James and Wier (1990) point out that the companies with high level of pre-IPO leverage are less underpriced based on the assumption that only high value firms apply for and are granted debt. However, Su (2004) finds the results indicating that underpricing is positively related to pre-IPO leverage ratios. He argues that companies with high leverage are more risky and associated with higher degree of uncertainty than companies with low leverage.

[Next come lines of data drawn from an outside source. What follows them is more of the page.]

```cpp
template <int kMinWavesPerSimd, int kSteps, int kDir, bool kTame, int kStaticTile, int kLayoutSteps, bool kRouted = false>
__device__ __forceinline__ bool solve_search(double* L, uint32_t b, SolveCarry& sc) {
  constexpr bool kCovered = kStaticTile > 0;
  constexpr bool kNewton = kDir == 1;
  constexpr bool kRiccati = kDir == 2;
  constexpr bool kSecond = kDir != 0;
  constexpr bool kBlockedRule = kNewton || kRouted;
  static_assert(!kRiccati || kSteps == 0 || kRouted, "the stage-wise direction: run-time-sized, or the routed kernel's control_steps-3 branch");
  static_assert(!kRouted || (kRiccati && kSteps == kRoutedSteps), "the routed branch is the stage-wise one, three stages in registers");
  constexpr int kFew = (kRiccati && kSteps > 0) ? kSteps : 0;
  constexpr int kNwSteps = !kNewton ? 1 : kSteps ? kSteps : kNewtonMaxSteps;
  constexpr bool kVectorPose = kTame;
  constexpr int kRegSteps = kSteps ? kSteps : 1;
  constexpr int kPairs = kSteps ? 4 : NEO_MPC_MAX_LBFGS_MEMORY;
  double f = sc.f;
  const bool cold = sc.cold;
  int npairs = 0, head = 0, nfev = sc.nfev, it = sc.it, status = sc.status, stall = 0;
  int blocked_run = 0;
  int nblocked = 1;
  double u_term = 0.0;
  double gain1 = INFINITY, gain2 = INFINITY;
  bool final_step = false;
  double alpha = 1.0;
  bool scanned = false;
  int nscans = 0;
// ... 35 lines not shown
    if (kRouted && lane == 0) L[a.lds.tol + T_KINK] = p.kink_radius_stagewise;
    alpha = kRiccati ? fmax(1.0, n * 0.125) : 1.0;
    if (kFew && lane == 0) { double* t = L + a.lds.tol; t[T_GAIN1] = INFINITY; t[T_GAIN2] = INFINITY; t[T_ALPHA] = alpha; }
    if (kRiccati && lane == 0) L[a.lds.tol + T_MU] = n > 8 ? (double)(n - 8) * 0.125 : 0.0;
  }
  bool v_feasible = false;
  if (kRiccati) {
    double b0 = c.v0, b1 = c.v1, b2 = c.v2;
    asm volatile("" : "+v"(b0), "+v"(b1), "+v"(b2));
    project_block<kTame>(p, b0, b1, b2);
    v_feasible = b0 == c.v0 && b1 == c.v1 && b2 == c.v2;
  }
  double my_scale;
  {
    int l0 = lane_again();
    my_scale = kRiccati ? 0.0 : lane_scale<kSecond>(l0);
  }
  for (; it < p.max_it && !scan_only; ++it) {
    int lane = lane_again();
    const bool exact_step = kRiccati && nblocked == 0;
    int tol_off = a.lds.tol;
    asm volatile("" : "+s"(tol_off));
    const double* TOL = L + tol_off;
    NEO_PHASE_DECL;
    NEO_PHASE(0);
    constexpr int kVars = 3 * kNwSteps;
    const int nvr = kSteps ? kVars : nv;
    bool free_path = false;
    int nhops = 0;
    float hc[kVars];
    float newton_sol = 0.0f;
    if (kNewton) {
      double hcol[kSteps ? kVars : 1];
      const double hstep = 1e-6, inv_h = 1.0 / hstep;
      double pcs[kNwSteps], psn[kNwSteps];
      double x = 0.0, y = 0.0, th = 0.0;
    #pragma unroll
      for (int i = 0; i < kNwSteps; ++i) {
        if (kSteps || i < n) {
          const double vx = u[3 * i] + (lane == 3 * i ? hstep : 0.0);
          const double vy = u[3 * i + 1] + (lane == 3 * i + 1 ? hstep : 0.0);
          const double w = u[3 * i + 2] + (lane == 3 * i + 2 ? hstep : 0.0);
          th += w * p.dt;
          sincos_heading<kTame>(th, &psn[i], &pcs[i]);
          x += (vx * pcs[i] - vy * psn[i]) * p.dt;
          y += (vx * psn[i] + vy * pcs[i]) * p.dt;
// ... 25 lines not shown
          x -= pdx; y -= pdy; th -= w * p.dt;
        } else {
          hc[3 * k] = 0.0f; hc[3 * k + 1] = 0.0f; hc[3 * k + 2] = 0.0f;
        }
      }
      if (kSteps) {
    #pragma unroll
        for (int j = 0; j < kVars; ++j) {
          const double base = lane_value(hcol[j], 63);
          if (lane == 63) gs[j] = base;
          hc[j] = (float)((hcol[j] - base) * inv_h);
        }
      }
      WAVE_SYNC();
    }
    else if (!kSteps || kRiccati) adjoint_by_scans<kTame, kRiccati, kFew>(a, c, L, exact_step, lane, n, free_path, nhops);
    else adjoint_short_sweep<kSteps, kTame>(a, c, L, have_trig, lane, n);
    NEO_PHASE(1);
    const bool my_corner = tangent_cone_pass<kTame, kNewton, kRiccati>(a, c, L, TOL[T_KINK], lane, n);
    WAVE_SYNC();
    const bool corner_any = kSecond && !kTame && __ballot(my_corner) != 0ull && (kRiccati ? free_path : (it > 0 && u_term == 0.0));
    NEO_PHASE(2);
    if (p.max_it == kDumpGradient) {
      for (int k = lane; k < nv; k += kLanes) a.solution[(size_t)b * nv + k] = gt[k];
      return true;
    }
    if (kSecond && it == 0 && cold) {
      if (kRiccati) { for (int k = lane; k < nv; k += kLanes) d[k] = -gr[k]; }
      else if (lane < nvr) d[lane] = -gr[lane];
      if (kRiccati) for (int i = lane; i < n; i += kLanes) AMODE[4 * i + 3] = 0;
      WAVE_SYNC();
    } else if (kRiccati) {
      riccati_prepare(a, c, L, n, lane, v_feasible, (float)TOL[T_MU]);
      WAVE_SYNC();
      if (corner_any) riccati_keep_linear_terms(a, L, n, lane, true);
      auto sweep = [&]() {
        riccati_sweep<float, (kMinWavesPerSimd < 4), kFew>(a, L, n, lane);
        riccati_finish(a, c, L, n, lane);
      };
      sweep();
      if (!kTame && corner_any && repin_corner_blocks<true>(a, L, n, lane)) {
        riccati_keep_linear_terms(a, L, n, lane, false);
        sweep();
      }
    } else if (kNewton) {
      newton_sol = dense_newton_direction<kSteps, kNwSteps, kTame>(a, L, hc, corner_any, lane, n, nvr);
    }
    NEO_PHASE(3);
    if (!kSecond) lbfgs_direction<kSteps, kPairs>(a, L, it, mem, head, npairs, lane, n);
    if (kSecond && it > 0) {
      float dm = 0.0f;
      int anynear = 0;
      if (kRiccati) {
        for (int k = lane; k < nv; k += kLanes) {
          const float v = (float)fabs(d[k]);
          dm = (v == v) ? fmaxf(dm, v) : INFINITY;
          anynear |= (AMODE[4 * (k / 3) + 2] == 1);
        }
      } else if (lane < nvr) { dm = fabsf(newton_sol); anynear = (AMODE[4 * (lane / 3) + 2] == 1); }
      dm = wave_max_f(dm);
      const bool near_any = __ballot(anynear != 0) != 0ull;
      if ((double)dm < TOL[T_EARLY] && !near_any && nhops == 0) { status = NEO_MPC_STATUS_CONVERGED; break; }
      if ((double)dm < ((kRiccati && !exact_step) ? kFinalFracGaussNewton : 1.0) * TOL[T_FINAL] && !near_any) final_step = true;
    }
    NEO_PHASE(4);
    if (p.max_it > kDumpGradient && it == p.max_it - kDumpGradient - 1) {
      for (int k = lane; k < nv; k += kLanes) a.solution[(size_t)b * nv + k] = d[k];
      return true;
    }
    const double lscale = kRiccati ? lane_scale<kSecond>(lane) : my_scale;
    const double alpha_now = kFew ? TOL[T_ALPHA] : alpha;
    const double pstep = alpha_now * lscale;
    const double step = lane < 32 ? pstep : lscale;
    bool took_trial = false;
    double fb = INFINITY, cterm = 0.0;
    int best = 32;
    if (kRiccati && free_path && it > 0) took_trial = riccati_free_space_trial<kTame, kCovered, kFew, kBlockedRule>(a, c, L, n, lane, alpha_now, f, fb, cterm);
    const double* ALT0 = L + a.lds.state + S_PREV_U0;
    bool alt_armed = false;
    if (it == 0) alt_armed = uniform_int(reinterpret_cast<const int*>(L + a.lds.state)[SI_HAS_PREV]) == kAltArmed;
    if (!took_trial) {
    int hop_stage = -1;
    float hop_x = 0.0f, hop_y = 0.0f;
    if (kRiccati && lane >= 1 && lane <= nhops) {
      const double* t = TOL;
// ... 59 lines not shown
          candidate_block<kTame, kRiccati>(a, c, L, best, bstep, bpstep, i, b0, b1, b2, bhop, bhx, bhy);
          if (alt_won) { const double* src = i == 0 ? ALT0 : u + 3 * (i - 1); b0 = src[0]; b1 = src[1]; b2 = src[2]; }
          u_new[3 * i] = b0; u_new[3 * i + 1] = b1; u_new[3 * i + 2] = b2;
        }
      }
      have_trig = true;
      WAVE_SYNC();
      for (int k = lane; k < nv; k += kLanes) {
        const double nu = u_new[k], ou = u[k];
        stepmax = fmaxf(stepmax, (float)fabs(nu - ou));
        if (!kSecond) { u_prev[k] = ou; gt_prev[k] = gt[k]; }
        u[k] = nu;
      }
      stepmax = wave_max_f(stepmax);
    }
    const double gain = f - fb;
    const double fscale = fmax(1.0, fabs(fb));
    stall = (gain <= TOL[T_FTOL] * fscale || (double)stepmax <= TOL[T_STALL]) ? stall + 1 : 0;
    const bool hop_won = (kRiccati && best >= 1 && best <= nhops) || alt_won;
    nblocked = (best < 32 || lane_value(step, best) < kWindowStep || hop_won) ? nblocked + 1 : 0;
    const bool window_on = !kRiccati || kRouted || nblocked >= 3;
    const double wtol0 = TOL[T_WTOL];
    const double wtol = it >= kLateIteration ? TOL[T_WTOL_LATE] : wtol0;
    const double g1 = kFew ? TOL[T_GAIN1] : gain1, g2 = kFew ? TOL[T_GAIN2] : gain2;
    bool creeping = wtol > 0.0 && gain + g1 + g2 <= wtol * fscale && window_on;
    bool free_now = kRiccati ? free_path : false;
    if (kNewton) free_now = lane_value(cterm, best) == 0.0;
    creeping = creeping || (wtol0 > 0.0 && (double)stepmax <= TOL[T_STALL] && gain <= 0.5 * g1 && g1 <= 0.5 * g2 &&
                            (!free_now || (g2 < INFINITY && gain * gain <= TOL[T_FTOL] * fscale * (g1 - gain))) &&
                            ((kRiccati && !kRouted) ? window_on : nblocked >= kClosingRun));
    bool blocked_stop = false;
    if (kBlockedRule) {
      const double bs = lane_value(step, best);
      blocked_run = (best < 32 || bs < kBlockedStep) ? blocked_run + 1 : 0;
      if (blocked_run >= kBlockedRun) {
        const bool free_rollout = lane_value(cterm, best) == 0.0;
        const double btol = free_rollout ? TOL[T_BTOL_FREE] : TOL[T_BTOL_MAP];
        blocked_stop = gain + g1 + g2 <= btol;
      }
    }
    double* TOLW = L + tol_off;
    if (kFew) { if (lane == 0) { TOLW[T_GAIN2] = g1; TOLW[T_GAIN1] = gain; } }
    else { gain2 = gain1; gain1 = gain; }
    f = fb;
    if (nblocked != 0) final_step = false;
    if (kNewton) u_term = lane_value(cterm, best);
    if (kRiccati && !(it == 0 && cold) && !hop_won) {
      constexpr unsigned long long kNearlyFull = newton_lanes_at_least(0.8), kShort = kNewtonLanes & ~newton_lanes_at_least(0.3);
      const double mu0 = n > 8 ? (double)(n - 8) * 0.125 : 0.0, mu = TOL[T_MU];
      double* mu_slot = L + tol_off + T_MU;
      if ((kNearlyFull >> best) & 1ull) { if (lane == 0) *mu_slot = fmax(0.25 * mu, mu0 * 0.0625); }
      else if (best < 32 || ((kShort >> best) & 1ull)) { if (lane == 0) *mu_slot = fmin(4.0 * mu, 16.0 * mu0); }
    }
    if (best < 32 && !hop_won) {
      const double al = clampd(lane_value(step, best), 1e-6, 1e6);
      if (kFew) { if (lane == 0) TOLW[T_ALPHA] = al; }
      else alpha = al;
    }
    WAVE_SYNC();
    NEO_PHASE(6);
    NEO_PHASE_DUMP();
    if ((double)stepmax < TOL[T_XTOL] || stall >= kStallIterations || creeping || final_step || blocked_stop) { status = NEO_MPC_STATUS_CONVERGED; ++it; break; }
  }

  if (!kSecond || scanned || status != NEO_MPC_STATUS_CONVERGED || p.max_it >= kDumpGradient) break;
  const bool nothing_to_scan = (c.tile_geom & kTileFree) || (kNewton && u_term == 0.0);
  if (nothing_to_scan && nscans == 0) break;
  bool resume = false;
  {
    SolveArgs as;
    fresh_args<kSteps, kStaticTile, kLayoutSteps, kRouted>(as);
    select_map(as.map, L + as.lds.prob);
    Ctx cs;
    ctx_from_lds<false>(as, L, cs);
    int ls = lane_again();
    if (nscans == 0 && ls == 0) L[as.lds.tol + T_FSCAN] = f;
    NEO_SEGMENT_SCAN_BEGIN();
// ... 109 lines not shown
```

The various authors also suggest that another way to reduce the ex ante uncertainty is to hire a prestigious underwriter or a reputable auditor. Booth and Smith (1986), Beatty and Ritter (1986), Carter and Manaster (1990), Titman and Trueman (1986), among others, argue that prestigious underwriters and auditors associated with lower risk. With less risk there is less incentive to acquire information and fewer informed investors. Consequently, prestigious underwriters and auditors have a significant negative impact on the underpricing of IPOs. However, the empirical findings on this theory are mixed. For example, Johnson and Miller (1988) find no relation between IPO underpricing and underwriter reputation. Moreover, Beatty and Welch (1996), using the sample of 823 firm-commitment offerings between 1992 and 1994, documented that the sign of the relation has even changed since the 1980s from negative to positive. Loughran and Ritter (2004) confirm the same result for the later period. For example, the average initial returns of IPOs done by “low prestige” underwriters was 9 % (1980-1989), 13% (1990-1998), and 35% (1999-2000), whereas the underpricing on IPOs done by “high prestige” underwriters was 5%, 16% and 72%, respectively. Loughran and Ritter explain this shift by the fact that underwriters have started to deliberately underprice the offers to their own advantage. As underwriters got bigger since the 1980s and gained market share, prestigious underwriters chose to not charge higher direct fees, but to charge higher indirect fees by leaving more money on the table. Another explanation is that prestigious underwriters relaxed their standards and took public an increasing number of very young, unprofitable companies. Thereby shift into riskier deals especially during the internet bubble period. 

 

Summary

The review of the related literature leads me to conclude that empirical support of the asymmetric information theory is mixed and controversial, despite that this theory is the best established and most popular among financial economists. Moreover, Ritter in the latest studies has started to argue that nowadays theories based on asymmetric information are unlikely to explain the underpricing phenomenon. According to Ritter, future explanations will need to concentrate on agency conflicts and share allocation issues on one hand and behavioral explanations on the other hand. On the other hand, to present day models of underpricing based on the asymmetric information theory are the best established and almost all models imply that there is a positive relationship between underpricing and the degree of asymmetric information. Among these models, the winner’s curse theory that implies that underpricing increase with measures of ex ante uncertainty has received overwhelming empirical support.